Android Emulator
The Android emulator is an Android Virtual Device (AVD), which represents a specific Android device. We can use the Android emulator as a target device to execute and test our Android application on our PC.
The Android emulator provides almost all the functionality of a real device. We can get incoming phone calls and text messages. It also gives the location of the device and simulates different network speeds.
Android emulator simulates rotation and other hardware sensors. It accesses the Google Play store, and much more
Testing Android applications on emulators is sometimes faster and easier than doing on a real device. For example, we can transfer data faster to the emulator than to a real device connected through USB.
The Android emulator comes with predefined configurations for several Android phones, Wear OS, tablet, Android TV devices.
Requirement and recommendations
The Android emulator takes additional requirements beyond the basic system requirement for Android Studio. These requirements are given below:
- SDK Tools 26.1.1 or higher
- 64-bit processor
- Windows: CPU with UG (unrestricted guest) support
- HAXM 6.2.1 or later (recommended HAXM 7.2.0 or later)
Install the emulator
The Android emulator is installed while installing the Android Studio. However some components of the emulator may or may not be installed while installing Android Studio.
To install the emulator component, select the Android Emulator component in the SDK Tools tab of the SDK Manager.
Run an Android app on the Emulator
We can run an Android app from the Android Studio project, or we can run an app which is installed on the Android Emulator as we run any app on a device.

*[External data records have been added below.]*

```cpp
bool gen_part_source(const Plan& P, int log2p, bool scatter, std::string* src) {
  if (P.ncols < 1 || P.ncols > QE_MAX_COLS || log2p < 1 || log2p > 13) return false;
  std::vector<Expr> ex;
  if (!agg_inputs(P, &ex)) return false;
  const PartLayout L = part_layout(P);
  unsigned need = pred_key_cols(P);
  if (scatter) need = ~0u;
  std::ostringstream o;
  o << "\nusing namespace qe;\n"
    << "extern \"C\" __global__ void __launch_bounds__(512) " << (scatter ? "qe_pscatter" : "qe_pcount")
    << "(const Plan P) {\n"
    << "  constexpr int LOG2P = " << log2p << ", NP = 1 << LOG2P;\n";
  if (scatter)
    o << "  __shared__ qu64 s_cur[NP];\n"
      << "  for (int b = threadIdx.x; b < NP; b += blockDim.x) s_cur[b] = (qu64)P.part_off[(qi64)b * gridDim.x + blockIdx.x];\n";
  else
    o << "  __shared__ qu32 s_cnt[NP];\n"
      << "  for (int b = threadIdx.x; b < NP; b += blockDim.x) s_cnt[b] = 0;\n";
  o << "  __syncthreads();\n"
    << "  const int lane = threadIdx.x & 63;\n"
    << "  qu32 nfit = 0;\n"
    << "  const qi64 lo = (qi64)blockIdx.x * P.part_tw;\n"
    << "  const qi64 hi = lo + P.part_tw < P.n ? lo + P.part_tw : P.n;\n"
    << "  for (qi64 base = lo + (qi64)(threadIdx.x >> 6) * 256; base < hi; base += (qi64)(blockDim.x >> 6) * 256) {\n"
    << "    const bool full = base + 256 <= P.n;\n"
    << "    const qi64 r0 = base + 2 * lane;\n";
  emit_col_loads(P, o, need);
  emit_active_rows(P, o, false);
  emit_keys(P, o);
  o << "#pragma unroll\n    for (int r = 0; r < 4; ++r) {\n"
    << "      if (!((act >> r) & 1)) continue;\n"
    << "      const qu32 b = (qu32)(fmix64((qu64)key[r]) >> (64 - LOG2P));\n";
  if (!scatter) {
    o << "      atomicAdd(&s_cnt[b], 1u);\n    }\n  }\n  __syncthreads();\n"
      << "  for (int b = threadIdx.x; b < NP; b += blockDim.x) P.part_off[(qi64)b * gridDim.x + blockIdx.x] = s_cnt[b];\n}\n";
  } else {
    o << "      const qu64 pos = atomicAdd(&s_cur[b], 1ull);\n"
      << "      qi64 w[" << L.words << "];\n";
    emit_record_words(P, L, ex, "w", o);
    emit_fit_check(L, "w", o);
    if (L.narrow) {
      const int G = L.words % 2 ? 1 : 2;
      const char* ct = G == 2 ? "qu64" : "qu32";
      o << "      " << ct << "* dst = (" << ct << "*)(P.part_rec + pos * " << L.bytes() << "ull);\n";
      for (int q = 0; q < L.words / G; ++q)
        o << "      dst[" << q << "] = " << narrow_chunk("w", G, std::to_string(q)) << ";\n";
    } else if (L.words % 2 == 0) {
      o << "      qi64x2* dst = (qi64x2*)(P.part_rec + pos * " << 8 * L.words << "ull);\n";
      for (int q = 0; q < L.words / 2; ++q)
        o << "      dst[" << q << "] = qi64x2{w[" << 2 * q << "], w[" << 2 * q + 1 << "]};\n";
    } else {
      o << "      qi64* dst = (qi64*)(P.part_rec + pos * " << 8 * L.words << "ull);\n";
      for (int q = 0; q < L.words; ++q) o << "      dst[" << q << "] = w[" << q << "];\n";
    }
    o << "    }\n  }\n";
    if (L.narrow) o << "  if (nfit) atomicOr(&P.t.ctl[7], 1ull);\n";
    o << "}\n";
  }
  *src = std::string(kDevHeader) + o.str();
  return true;
}

bool part_staged_ok(const Plan& P, int log2p) {
  if (P.n < 2) return false;
  if (log2p == 10) return pscatter_wide() && part_layout(P).words <= 3;
  return log2p <= 9 && part_layout(P).words * pscatter_block() <= 8 * 256;
// ... 1669 lines not shown
```

Measured before the change: 285.3 billion rows/s.

## Split main scan loop into full-tile and tail paths with compile-time full flag

Restructures the JIT-emitted scan loop so full 256-row tiles run in a loop where `full` is a constexpr true, and the partial tail runs once afterwards. This removes per-iteration bounds checks and branches in the hot path. The prefetch path is rewritten to match. It also adds environment-gated experiment modes (QE_EXP) that insert s_waitcnt barriers or unroll two tiles per iteration. These modes are probes and are off by default.

```diff
diff --git a/query-engines_amd/csrc/qe_jit.hip b/query-engines_amd/csrc/qe_jit.hip
--- a/query-engines_amd/csrc/qe_jit.hip
+++ b/query-engines_amd/csrc/qe_jit.hip
@@ -174,9 +174,10 @@
   return m;
 }
 
+static int g_exp = 0;
 void emit_col_loads(const Plan& P, std::ostringstream& o, unsigned need, const std::string& pre = "c",
                     bool declare = true) {
-  const std::string vpre = pre == "c" ? "v" : "p" + std::string("v");
+  const std::string vpre = pre == "c" ? "v" : pre + "v";
   for (int c = 0; c < P.ncols; ++c) {
     if (!((need >> c) & 1u)) continue;
     const std::string cs = std::to_string(c);
@@ -191,7 +192,12 @@
     } else {
       o << "      if (full) {\n";
       if (kind == K_I64 || kind == K_F64) {
-        o << "        const qi64x2 a = " << ld("qi64x2", "p + r0") << ", b = " << ld("qi64x2", "p + r0 + 128") << ";\n"
+        if (g_exp == 4)
+          o << "        const qi64x2 a = " << ld("qi64x2", "p + r0") << ";\n        asm volatile(\"s_waitcnt vmcnt(0)\" ::: \"memory\");\n"
+            << "        const qi64x2 b = " << ld("qi64x2", "p + r0 + 128") << ";\n";
+        else
+        o << "        const qi64x2 a = " << ld("qi64x2", "p + r0") << ", b = " << ld("qi64x2", "p + r0 + 128") << ";\n";
+        o
           << "        " << dst << "[0] = a.x; " << dst << "[1] = a.y; " << dst << "[2] = b.x; " << dst << "[3] = b.y;\n";
       } else if (kind == K_I32) {
         o << "        const qi32x2 a = " << ld("qi32x2", "p + r0") << ", b = " << ld("qi32x2", "p + r0 + 128") << ";\n"
@@ -206,6 +212,8 @@
         << "          " << dst << "[r] = row < P.n ? (qi64)p[row] : 0; }\n      }\n";
     }
     o << "    }\n";
+    if ((g_exp == 1 && c == 0) || (g_exp == 3 && c + 1 < P.ncols) || (g_exp == 4 && c + 1 < P.ncols) || (g_exp == 5 && c == 1))
+      o << "    if (full) asm volatile(\"s_waitcnt vmcnt(0)\" ::: \"memory\");\n";
     if (P.cols[c].valid) {
       if (declare) o << "    qu32 " << vpre << cs << ";\n";
       o << "    {\n      const qu8* vb = P.cols[" << cs << "].valid;\n"
@@ -715,27 +723,7 @@
   o << "  const int lane = threadIdx.x & 63;\n"
     << "  const qi64 wave = (blockIdx.x * (qi64)blockDim.x + threadIdx.x) >> 6;\n"
     << "  const qi64 stride = (((qi64)gridDim.x * blockDim.x) >> 6) * 256;\n";
-  if (pf) {
-    o << "  {\n    const qi64 base = wave * 256;\n    const bool full = base + 256 <= P.n;\n"
-      << "    const qi64 r0 = base + 2 * lane;\n";
-    emit_col_loads(P, o, ~0u, "p", true);
-    o << "  for (qi64 base = wave * 256; base < P.n; base += stride) {\n"
-      << "    const bool full = base + 256 <= P.n;\n"
-      << "    const qi64 r0 = base + 2 * lane;\n";
-    for (int c = 0; c < P.ncols; ++c) {
-      o << "    qi64 c" << c << "[4] = {p" << c << "[0], p" << c << "[1], p" << c << "[2], p" << c << "[3]};\n";
-      if (P.cols[c].valid) o << "    const qu32 v" << c << " = pv" << c << ";\n";
-    }
-    o << "    if (base + stride < P.n) {\n      const qi64 nb = base + stride;\n"
-      << "      const bool full = nb + 256 <= P.n;\n      const qi64 r0 = nb + 2 * lane;\n";
-    emit_col_loads(P, o, ~0u, "p", false);
-    o << "    }\n    do {\n";
-  } else {
-    o << "  for (qi64 base = wave * 256; base < P.n; base += stride) {\n"
-      << "    const bool full = base + 256 <= P.n;\n"
-      << "    const qi64 r0 = base + 2 * lane;\n";
-    emit_col_loads(P, o, ~0u);
-  }
+  const auto emit_step = [&]() {
   emit_active_rows(P, o, true, !fxq && !spill);
   emit_keys(P, o);
   if (spill) {
@@ -826,7 +814,103 @@
   else
     emit_agg_rows(P, o, val, ok, "P.row_base + r0 + 128 * (r >> 1) + (r & 1)", "r0 + 128 * (r >> 1) + (r & 1)", fxq,
                   log2 <= 8);
-  o << (pf ? "    } while (0);\n  }\n  }\n" : "  }\n");
+  };
+  const auto step_head = [&](bool full, const char* base) {
+    o << "    constexpr bool full = " << (full ? "true" : "false") << ";\n    const qi64 r0 = " << base << " + 2 * lane;\n";
+  };
+  g_exp = getenv("QE_EXP") ? atoi(getenv("QE_EXP")) : 0;
+  if (g_exp == 2 || g_exp == 7) {
+    o << "  qi64 base = wave * 512;\n";
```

To start the Android Emulator and run an application in our project:
1. In Android Studio, we need to create an Android Virtual Device (AVD) that the emulator can use to install and run your app. To create a new AVD:-
1.1 Open the AVD Manager by clicking Tools > AVD Manager.

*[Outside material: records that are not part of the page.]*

int ldpc_weights_set(ldpc_graph* g, int32_t T, const float* alpha, const float* alpha_ucn,
                     const float* beta) {
    if (!g) return LDPC_ERR_ARG;
    if (alpha && alpha_ucn && T > 0 && g->h.E > 0 &&
        std::memcmp(alpha, alpha_ucn, (size_t)T * g->h.E * sizeof(float)) == 0)
        alpha_ucn = nullptr;
    host::WeightInfo wi;
    const int sta = host::analyze_weights(g->h, T, alpha, alpha_ucn, beta, wi);
    if (sta != LDPC_OK) return sta;
    DeviceGuard dg(g->device);
    dev_free(g->d_alpha);
    dev_free(g->d_alpha_ucn);
    dev_free(g->d_beta);
    dev_free(g->d_beta_tid);
    dev_free(g->d_alpha_tid);
    g->dev.beta_tid = nullptr;
    g->h.w_alpha_tid_dev = nullptr;
    g->T_w = 0;
    const size_t ne = (size_t)T * g->h.E, nn = (size_t)T * g->h.N;
    int st = dev_alloc(&g->d_alpha, ne);
    if (st == LDPC_OK && alpha_ucn) st = dev_alloc(&g->d_alpha_ucn, ne);
    if (st == LDPC_OK) st = dev_alloc(&g->d_beta, nn);
    if (st == LDPC_OK) st = dev_alloc(&g->d_beta_tid, nn);
    const bool afix = !wi.alpha_tid.empty() &&
                      std::all_of(wi.alpha_tid.begin(), wi.alpha_tid.end(), [](int32_t k) { return k >= 0; });
    if (st == LDPC_OK && afix) st = dev_alloc(&g->d_alpha_tid, (size_t)T);
    if (st != LDPC_OK) return st;
    bool ok = hipMemcpy(g->d_alpha, alpha, ne * sizeof(float), hipMemcpyHostToDevice) == hipSuccess;
    if (alpha_ucn)
        ok = ok && hipMemcpy(g->d_alpha_ucn, alpha_ucn, ne * sizeof(float),
                             hipMemcpyHostToDevice) == hipSuccess;
    ok = ok && hipMemcpy(g->d_beta, beta, nn * sizeof(float), hipMemcpyHostToDevice) == hipSuccess;
    ok = ok && hipMemcpy(g->d_beta_tid, wi.beta_tid.data(), nn * sizeof(int32_t), hipMemcpyHostToDevice) == hipSuccess;
    if (afix)
        ok = ok && hipMemcpy(g->d_alpha_tid, wi.alpha_tid.data(), (size_t)T * sizeof(int32_t), hipMemcpyHostToDevice) == hipSuccess;
    if (!ok) return LDPC_ERR_HIP;
    g->dev.beta_tid = g->d_beta_tid;
    g->h.w_alpha_tid_dev = afix ? g->d_alpha_tid : nullptr;
    g->T_w = T;
    g->per_edge_w = wi.per_edge_w;
    g->row_merge = wi.row_merge;
    g->dev.h_row_merge = nullptr;
    g->dev.row_merge = nullptr;
    if (!g->d_row_merge) {
        const int st2 = dev_alloc(&g->d_row_merge, (size_t)g->h.M);
        if (st2 != LDPC_OK) return st2;
    }
    if (hipMemcpy(g->d_row_merge, g->row_merge.data(), (size_t)g->h.M * sizeof(int32_t),
                  hipMemcpyHostToDevice) != hipSuccess)
        return LDPC_ERR_HIP;
    g->dev.h_row_merge = g->row_merge.data();
    g->dev.row_merge = g->d_row_merge;
    g->dev.w_alpha_uniform = wi.alpha_uniform;
    g->dev.w_alpha_pair_uniform = wi.alpha_pair_uniform;
    g->dev.w_beta_uniform = wi.beta_uniform;
    g->dev.w_beta_nonneg = wi.beta_nonneg;
    g->dev.w_beta_one = wi.beta_one;
    g->dev.w_beta_id_mask = wi.beta_id_mask;
    g->dev.w_ucn_iter = wi.ucn_iter_mask;
    g->dev.w_version++;
    return LDPC_OK;
}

1.2 Click on Create Virtual Device, at the bottom of the AVD Manager dialog. Then the Select Hardware page appears.
1.3 Select a hardware profile and then click Next. If we don’t see the hardware profile we want, then we can create or import a hardware profile. The System Image page appears.
1.4 Select the system image for the particular API level and click Next. This leads to opening a Verify Configuration page.
1.5 Change AVD properties if needed, and then click Finish.
2. In the toolbar, choose the AVD, which we want to run our app from the target device from the drop-down menu.
3. Click Run.
Working with AndroidManifest.xml
The AndroidManifest.xml file contains information of your package, including components of the application such as activities, services, broadcast receivers, content providers etc.
It performs some other tasks also:
- It is responsible to protect the application to access any protected parts by providing the permissions.
- It also declares the android api that the application is going to use.
- It lists the instrumentation classes. The instrumentation classes provide profiling and other information. This information is removed just before the application is published etc.
This is the required xml file for all the android applications and located inside the root directory.
A simple AndroidManifest.xml file looks like this:
<manifest xmlns:android=”http://schemas.android.com/apk/res/android”
package=”com.javatpoint.hello”
android:versionCode=”1″
android:versionName=”1.0″ >
<uses-sdk
android:minSdkVersion=”8″
android:targetSdkVersion=”15″ />
<application
android:icon=”@drawable/ic_launcher”
android:label=”@string/app_name”
android:theme=”@style/AppTheme” >
<activity
android:name=”.MainActivity”
android:label=”@string/title_activity_main” >
<intent-filter>
<action android:name=”android.intent.action.MAIN” />
<category android:name=”android.intent.category.LAUNCHER” />
</intent-filter>
</activity>
</application>
</manifest>
Elements of the AndroidManifest.xml file
The elements used in the above xml file are described below.
<manifest>
manifest is the root element of the AndroidManifest.xml file. It has a package attribute that describes the package name of the activity class.
<application>
application is the subelement of the manifest. It includes the namespace declaration. This element contains several sub elements that declares the application component such as activity etc.
The commonly used attributes of this element are icon, label, theme etc.
android:icon represents the icon for all the android application components.
android:label works as the default label for all the application components.
android:theme represents a common theme for all the android activities.
<activity>
activity is the subelement of application and represents an activity that must be defined in the AndroidManifest.xml file. It has many attributes such as label, name, theme, launchMode etc.
android:label represents a label i.e. displayed on the screen.
android:name represents a name for the activity class. It is a required attribute.
<intent-filter>
intent-filter is the sub-element of activity that describes the type of intent to which activity, service or broadcast receiver can respond to.
<action>
It adds an action for the intent-filter. The intent-filter must have at least one action element.
<category>
It adds a category name to an intent-filter.